Another interesting thing about personalised medicine is personalised devices. Now, this is the thing that I’m exploring and I’ve bought a Whoop band too. I have no interest or commercial interest in that. I explored it because it was said to be a great personalised device. I wanted to track my sleeping and it was very interesting that I became obsessed with it.
My wife again warned me not to keep wearing this thing, so I stopped wearing it because I agreed I became too obsessed by it but it did give me a snapshot of my sleep quality to some degree. Then I moved to an Oura ring because I love gadgets and I love exploring Oura rings. Again, I have no interest in that, but I liked Oura rings because I never go to bed with a watch on.
So wearing a watch, which is what basically a Whoop band is, goes around the wrist is not really comfortable for me and a ring, even though I do take my wedding ring off at night to go to bed. I don’t sleep with my wedding ring on. I don’t sleep with anything on. I thought an Oura ring is an interesting thing because it’s the least invasive thing. I have explored both Oura 1 and 2, and the more recent version Oura 3. And I’ll do a whole programme on this.
The thing that concerns me about it is two things. That concerned me about it. One, the electromagnetic radiation and I do have an EMF (electromagnetic frequency) radiation detector. And make no mistake about it, these bands and these rings are putting EMF radiation on your body 24-7. I don’t think that’s a good idea.

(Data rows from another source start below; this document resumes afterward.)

+#pragma unroll
+    for (int b = 0; b < NB; ++b)
+#pragma unroll
+        for (int j = 0; j < 8; ++j) red[((b * 16 + rl) * 16 + cl) * 8 + j] = cs[b][j];
+    __syncthreads();
+    for (int idx = t; idx < NB * 128; idx += 256) {
+        const int b = idx >> 7, c2 = (idx >> 3) & 15, j = idx & 7;
+        float o = 0.f;
+#pragma unroll
+        for (int r = 0; r < 16; ++r) o += red[((b * 16 + r) * 16 + c2) * 8 + j];
+        chs[(b * 64 + c2 * 4 + (j >> 1)) * 2 + (j & 1)] = o;
+    }
+    __syncthreads();
+    if (active) {
+        const int cpg = g.gn_cpg, G = (int)(g.N / cpg);
+        const int n_base = (int)bx * 64, n_hi = n_base + 64 < (int)g.N ? n_base + 64 : (int)g.N;
+        const int g_first = n_base / cpg, ng = n_base < n_hi ? (n_hi - 1) / cpg - g_first + 1 : 0;
+        for (int idx = t; idx < NB * ng; idx += 256) {
+            const int b = idx / ng, gg = g_first + idx - b * ng;
+            const int64_t ms = m0 + (int64_t)b * CS_RB;
+            const int c_lo = gg * cpg > n_base ? gg * cpg : n_base, c_hi = (gg + 1) * cpg < n_hi ? (gg + 1) * cpg : n_hi;
+            if (ms >= m_end || c_lo < lim_lo || c_hi > lim_hi) continue;
+            float s1 = 0.f, s2 = 0.f;
+            for (int c = c_lo; c < c_hi; ++c) { s1 += chs[(b * 64 + c - n_base) * 2]; s2 += chs[(b * 64 + c - n_base) * 2 + 1]; }
+            const int64_t bt = ms / g.rows_per_batch, slab = (ms - bt * g.rows_per_batch) / CS_RB;
+            const int half = gg * cpg < n_base ? 1 : 0;
+            *reinterpret_cast<float2 *>(g.chan_parts + ((((bt * g.cp_nslab + slab) * G + gg) * 2 + half) * 2)) = make_float2(s1, s2);
+        }
+    }
+}
+
+template <class T, int NTHREADS, int INFL>
+__device__ __forceinline__ void sliced_fixup(const GemmArgs &g, int64_t tile, int64_t m_base, int bm, int64_t n_base, int bn, unsigned char *smem)
+{
+    __threadfence();
+    __syncthreads();
+    unsigned *flag = reinterpret_cast<unsigned *>(smem);
+    if (threadIdx.x == 0) *flag = __hip_atomic_fetch_add(g.tickets + tile, 1u, __ATOMIC_RELAXED, __HIP_MEMORY_SCOPE_AGENT);
+    __syncthreads();
+    if (*flag != (unsigned)(g.splits - 1)) return;
+    __threadfence();
+    if (threadIdx.x == 0) __hip_atomic_store(g.tickets + tile, 0u, __ATOMIC_RELAXED, __HIP_MEMORY_SCOPE_AGENT);
+    const int64_t m_end = m_base + bm < g.M ? m_base + bm : g.M, n_end = n_base + bn < g.N ? n_base + bn : g.N;
+    constexpr int ZCC = 4, U = INFL / ZCC;
+    if (!g.chan_parts) {
+        const int qn = bn / 4, total = bm * qn;
+        for (int q0 = threadIdx.x; q0 < total; q0 += NTHREADS * U) {
+            int64_t m[U], n[U];
+            bool ok[U];
+#pragma unroll
+            for (int u = 0; u < U; ++u) {
+                const int q = q0 + u * NTHREADS, r = q / qn;
+                m[u] = m_base + r; n[u] = n_base + (q - r * qn) * 4;
+                ok[u] = q < total && m[u] < m_end && n[u] < n_end;
+                if (!ok[u]) { m[u] = m_base; n[u] = n_base; }
+            }
+            splitk_reduce_quads<T, U, ZCC>(g, m, n, ok);
+        }
+        return;
+    }
+    constexpr int NB = U / 2, NGRP = NTHREADS / 256;
+    const int grp = threadIdx.x >> 8, t = threadIdx.x & 255;
+    float *red = reinterpret_cast<float *>(smem + 16) + grp * (NB * (16 * 16 * 8 + 64 * 2)), *chs = red + NB * 16 * 16 * 8;
+    const int64_t bx0 = n_base / 64, nbx = (n_end + 63) / 64 - bx0;
+    const int nrg = (int)((m_end - m_base + NB * CS_RB - 1) / (NB * CS_RB));
+    const int units = (int)nbx * nrg;
+    for (int u0 = 0; u0 < units; u0 += NGRP) {
+        const int u = u0 + grp;
+        const bool active = u < units;
+        const int rg = active ? u / (int)nbx : 0;
+        splitk_reduce_cs_block<T, NB, ZCC>(g, t, bx0 + (active ? u - rg * (int)nbx : 0), m_base + (int64_t)rg * (NB * CS_RB), m_end, n_base, n_end, active, red, chs);
     }
 }
 
@@ -556,6 +726,7 @@
                         make_float4(acc[nt][mt][0], acc[nt][mt][1], acc[nt][mt][2], acc[nt][mt][3]);
             }
         }
+        if (g.tickets) sliced_fixup<T, NT, 16>(g, mblk * nbn + nblk, m_base, BM, n_base, BN, smem);
         return;
     }
     float4 bia[NTW];
@@ -915,6 +1086,9 @@
                     *reinterpret_cast<float4 *>(g.ws + ((int64_t)slice * g.M + m) * g.N + n) =
                         make_float4(acc[nt][mt][0], acc[nt][mt][1], acc[nt][mt][2], acc[nt][mt][3]);
             }
+        }
+        if constexpr (MT >= 2 && !CS && LNV == 0) {
+            if (g.tickets) sliced_fixup<T, 512, (MT >= 3 ? 32 : 16)>(g, mblk * nbn + nblk, m_base, BM, n_base, BN, smem);
         }
         return;
     }
@@ -1612,6 +1786,9 @@
                         make_float4(acc[nt][mt][0], acc[nt][mt][1], acc[nt][mt][2], acc[nt][mt][3]);
             }
         }
+        if constexpr (!CS) {
+            if (g.tickets) sliced_fixup<T, 512, (MT >= 3 ? 32 : 16)>(g, mblk * nbn + nblk, m_base, BM, n_base, BN, smem);
+        }
         return;
     }
     if constexpr (CS) {
@@ -1790,26 +1967,14 @@
     }
 }
 
-constexpr int ZC = 8;
 template <class T>
 __global__ __launch_bounds__(256) void k_splitk_epilogue_plain(const GemmArgs g)
 {
     const int64_t nq = g.N / 4;
     for (int64_t q = (int64_t)blockIdx.x * 256 + threadIdx.x; q < g.M * nq; q += (int64_t)gridDim.x * 256) {
-        const int64_t m = q / nq, n = (q - m * nq) * 4;
-        float v[4] = {0.f, 0.f, 0.f, 0.f};
-        const uint2 rpre = g.residual ? *reinterpret_cast<const uint2 *>((const unsigned char *)g.residual + (m * g.ldr + n) * 2) : make_uint2(0u, 0u);
-        for (int z0 = 0; z0 < g.splits; z0 += ZC) {
-            float4 a[ZC];
-#pragma unroll
-            for (int u = 0; u < ZC; ++u)
-                if (z0 + u < g.splits) a[u] = *reinterpret_cast<const float4 *>(g.ws + ((int64_t)(z0 + u) * g.M + m) * g.N + n);
-#pragma unroll
-            for (int u = 0; u < ZC; ++u)
-                if (z0 + u < g.splits) { v[0] += a[u].x; v[1] += a[u].y; v[2] += a[u].z; v[3] += a[u].w; }
-        }
-        float gate[4] = {0.f, 0.f, 0.f, 0.f};
-        epilogue_store<T>(g, m, n, n, v, gate, &rpre);
+        const int64_t m[1] = {q / nq}, n[1] = {(q - m[0] * nq) * 4};
+        const bool ok[1] = {true};
+        splitk_reduce_quads<T, 1, ZC>(g, m, n, ok);
     }
 }
 
@@ -1887,82 +2052,12 @@
 }
 
 
-constexpr int CS_RB = 32;
 template <class T>
 __global__ __launch_bounds__(256) void k_splitk_epilogue_cs(const GemmArgs g)
 {
-    __shared__ float red[16][16][8];
-    constexpr int RPT = CS_RB / 16;
-    const int64_t nq = g.N / 4;
-    const int cl = threadIdx.x & 15, rl = threadIdx.x >> 4;
-    const int64_t cq4 = (int64_t)blockIdx.x * 16 + cl;
-    const int64_t m0 = (int64_t)blockIdx.y * CS_RB;
-    const bool okc = cq4 < nq;
-    const int64_t n = (okc ? cq4 : 0) * 4;
-    float cs[8] = {0.f, 0.f, 0.f, 0.f, 0.f, 0.f, 0.f, 0.f};
-    float v[RPT][4];
-#pragma unroll
-    for (int i = 0; i < RPT; ++i) { v[i][0] = 0.f; v[i][1] = 0.f; v[i][2] = 0.f; v[i][3] = 0.f; }
-    if (okc) {
-        uint2 rpre[RPT];
-#pragma unroll
-        for (int i = 0; i < RPT; ++i) {
-            const int64_t m = m0 + rl + 16 * i;
-            rpre[i] = (g.residual && m < g.M) ? *reinterpret_cast<const uint2 *>((const unsigned char *)g.residual + (m * g.ldr + n) * 2) : make_uint2(0u, 0u);
-        }
-        for (int z0 = 0; z0 < g.splits; z0 += ZC) {
-            float4 a[ZC][RPT];
-#pragma unroll
-            for (int u = 0; u < ZC; ++u)
-#pragma unroll
-                for (int i = 0; i < RPT; ++i) {
-                    const int64_t m = m0 + rl + 16 * i;
-                    if (z0 + u < g.splits && m < g.M) a[u][i] = *reinterpret_cast<const float4 *>(g.ws + ((int64_t)(z0 + u) * g.M + m) * g.N + n);
-                }
-#pragma unroll
-            for (int u = 0; u < ZC; ++u)
-#pragma unroll
-                for (int i = 0; i < RPT; ++i) {
-                    const int64_t m = m0 + rl + 16 * i;
-                    if (z0 + u < g.splits && m < g.M) { v[i][0] += a[u][i].x; v[i][1] += a[u][i].y; v[i][2] += a[u][i].z; v[i][3] += a[u][i].w; }
-                }
-        }
-#pragma unroll
-        for (int i = 0; i < RPT; ++i) {
-            const int64_t m = m0 + rl + 16 * i;
-            if (m >= g.M) break;
-            float gate[4] = {0.f, 0.f, 0.f, 0.f};
-            epilogue_store<T>(g, m, n, n, v[i], gate, &rpre[i]);
-#pragma unroll
-            for (int r = 0; r < 4; ++r) { cs[2 * r] += v[i][r]; cs[2 * r + 1] += v[i][r] * v[i][r]; }
-        }
-    }
-#pragma unroll
-    for (int j = 0; j < 8; ++j) red[rl][cl][j] = cs[j];
-    __syncthreads();
-    __shared__ float chs[64][2];
-    if (threadIdx.x < 128) {
-        const int c2 = threadIdx.x >> 3, j = threadIdx.x & 7;
-        float o = 0.f;
-#pragma unroll
-        for (int r = 0; r < 16; ++r) o += red[r][c2][j];
-        chs[c2 * 4 + (j >> 1)][j & 1] = o;
-    }
-    __syncthreads();
-    if (m0 < g.M) {
-        const int cpg = g.gn_cpg, G = (int)(g.N / cpg);
-        const int n_base = (int)blockIdx.x * 64, n_hi = n_base + 64 < (int)g.N ? n_base + 64 : (int)g.N;
-        const int g_first = n_base / cpg, ng = (n_hi - 1) / cpg - g_first + 1;
-        if ((int)threadIdx.x < ng) {
-            const int gg = g_first + threadIdx.x;
-            const int c_lo = gg * cpg > n_base ? gg * cpg : n_base, c_hi = (gg + 1) * cpg < n_hi ? (gg + 1) * cpg : n_hi;
-            float s1 = 0.f, s2 = 0.f;
-            for (int c = c_lo; c < c_hi; ++c) { s1 += chs[c - n_base][0]; s2 += chs[c - n_base][1]; }
-            const int64_t b = m0 / g.rows_per_batch, slab = (m0 - b * g.rows_per_batch) / CS_RB;
-            const int half = gg * cpg < n_base ? 1 : 0;
-            *reinterpret_cast<float2 *>(g.chan_parts + ((((b * g.cp_nslab + slab) * G + gg) * 2 + half) * 2)) = make_float2(s1, s2);
-        }
-    }
+    __shared__ float red[16 * 16 * 8];
+    __shared__ float chs[64 * 2];
+    splitk_reduce_cs_block<T, 1, ZC>(g, (int)threadIdx.x, blockIdx.x, (int64_t)blockIdx.y * CS_RB, g.M, 0, g.N, true, red, chs);
 }
 
 
diff --git a/gaussctrl_amd/sd/ops.py b/gaussctrl_amd/sd/ops.py
--- a/gaussctrl_amd/sd/ops.py
+++ b/gaussctrl_amd/sd/ops.py
@@ -42,7 +42,7 @@
 
 
 class GemmSelection(C.Structure):
-    _fields_ = [(n, C.c_int) for n in ("kernel", "m_tiles", "splits", "ntw", "parts", "ln_kind", "persist")]
+    _fields_ = [(n, C.c_int) for n in ("kernel", "m_tiles", "splits", "ntw", "parts", "ln_kind", "persist", "fixup")]
 
 
 GEMM_KERNELS = {1: "k4", 2: "k8", 3: "k8_sliced", 4: "fp8"}
@@ -51,7 +51,9 @@
 GC_GEMM_VAR_MT_MASK, GC_GEMM_VAR_MT_SHIFT = 0x7, 0
 GC_GEMM_VAR_K4_ONLY, GC_GEMM_VAR_FORCE_K8, GC_GEMM_VAR_NO_CONV_SLICES, GC_GEMM_VAR_NO_SMALL_CONV_SLICES = 0x10, 0x20, 0x40, 0x80
 GC_GEMM_VAR_NO_WG2, GC_GEMM_VAR_NO_PERSIST, GC_GEMM_VAR_FULL_EPILOGUE, GC_GEMM_VAR_NO_LEAN_LN, GC_GEMM_VAR_TAP_OUTER = 0x100, 0x200, 0x400, 0x800, 0x1000
-GC_GEMM_VAR_PW_MASK, GC_GEMM_VAR_PW_SHIFT = 0xff0000, 16
+GC_GEMM_VAR_PW_MASK, GC_GEMM_VAR_PW_SHIFT = 0x7f0000, 16
+GC_GEMM_VAR_TWO_KERNEL_REDUCE = 0x800000
+GC_GEMM_TICKET_BYTES = 4 * 4096
 GC_GEMM_VAR_SLICE_MT_MASK, GC_GEMM_VAR_SLICE_MT_SHIFT = 0x7000000, 24
 GC_GEMM_VAR_EPI_ABL_MASK, GC_GEMM_VAR_EPI_ABL_SHIFT = 0x70000000, 28
 GC_ATTN_VAR_ONLINE_ONLY, GC_ATTN_VAR_D40_K3, GC_ATTN_VAR_K4_8WAVE, GC_ATTN_VAR_K4_Q64, GC_ATTN_VAR_K4 = 1, 2, 4, 8, 16
@@ -121,6 +123,7 @@
     g |= sum(b for i, b in enumerate(dbg_bits) if dbg >> i & 1)
     g |= field("GC_GEMM_EPI_ABL", GC_GEMM_VAR_EPI_ABL_MASK, GC_GEMM_VAR_EPI_ABL_SHIFT)
     g |= field("GC_GEMM_SPLIT_MT", GC_GEMM_VAR_SLICE_MT_MASK, GC_GEMM_VAR_SLICE_MT_SHIFT)
+    g |= GC_GEMM_VAR_TWO_KERNEL_REDUCE if on("GC_GEMM_TWO_KERNEL_REDUCE", "0") else 0
     g |= field("GC_GEMM_PW", GC_GEMM_VAR_PW_MASK, GC_GEMM_VAR_PW_SHIFT, 1)
     a = (GC_ATTN_VAR_ONLINE_ONLY if on("GC_ATTN_SAFE", "0") else 0) | (GC_ATTN_VAR_D40_K3 if on("GC_ATTN_16", "0") else 0)
     a |= int(e.get("GC_ATTN_V", "0")) * GC_ATTN_VAR_K4_8WAVE
@@ -211,6 +214,18 @@
 DEBUG_FILL = None
 
 
+_gemm_ws = {}
+
+
+def _gemm_workspace(dev, nbytes):
+    key = (dev, stream_handle())
+    ws = _gemm_ws.get(key)
+    if ws is None or ws.numel() < nbytes:
+        ws = _gemm_ws[key] = torch.empty(nbytes, dtype=torch.uint8, device=dev)
+        ws[:GC_GEMM_TICKET_BYTES].zero_()
+    return ws
+
+
 def _run_gemm(d, dev, what, row_stats=None, want_parts=False, gn_groups=32):
     lib = L.lib()
     z = _zero_page.get(dev)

And the second thing I don’t like about it is that you become so obsessed. My wife will ask me, “How did you sleep at night?” And I almost go, “I’m just going to check that on my phone.” As my daughter downloads before I get into that. Before I answer that. And actually, I am going to do a whole programme on it because it is very interesting.
I’m going to only use my personal device for a limited period of two months and then maybe only use it for one or two months a year. I do not want to have it on my person 24/7 for the radiation and the obsession that it can become. So personalised medicine is definitely where we’re headed. You could be there already yourself just by listening to your body, looking at your family history and taking it all seriously.
Anyway, this week’s episode with Gerald Quigley was a good one. It touched on some of those issues. We talked a little bit about the pandemic as well and how that was managed, and Gerald shares with us some of his own personal experiences with his aged mother, who was in low care.
Anyway, always great to talk with Gerald. Always great to talk with him and get his insights. I hope you find that episode informative. I hope you find this one as well. Practised personalised medicine. That’s the message. Until next time.
This podcast provides general information and discussion about medicine, health, and related subjects. The content is not intended and should not be construed as medical advice or as a substitute for care by a qualified medical practitioner. If you or any other person has a medical concern, he or she should consult with an appropriately qualified medical practitioner. Guests who speak in this podcast express their own opinions, experiences, and conclusions.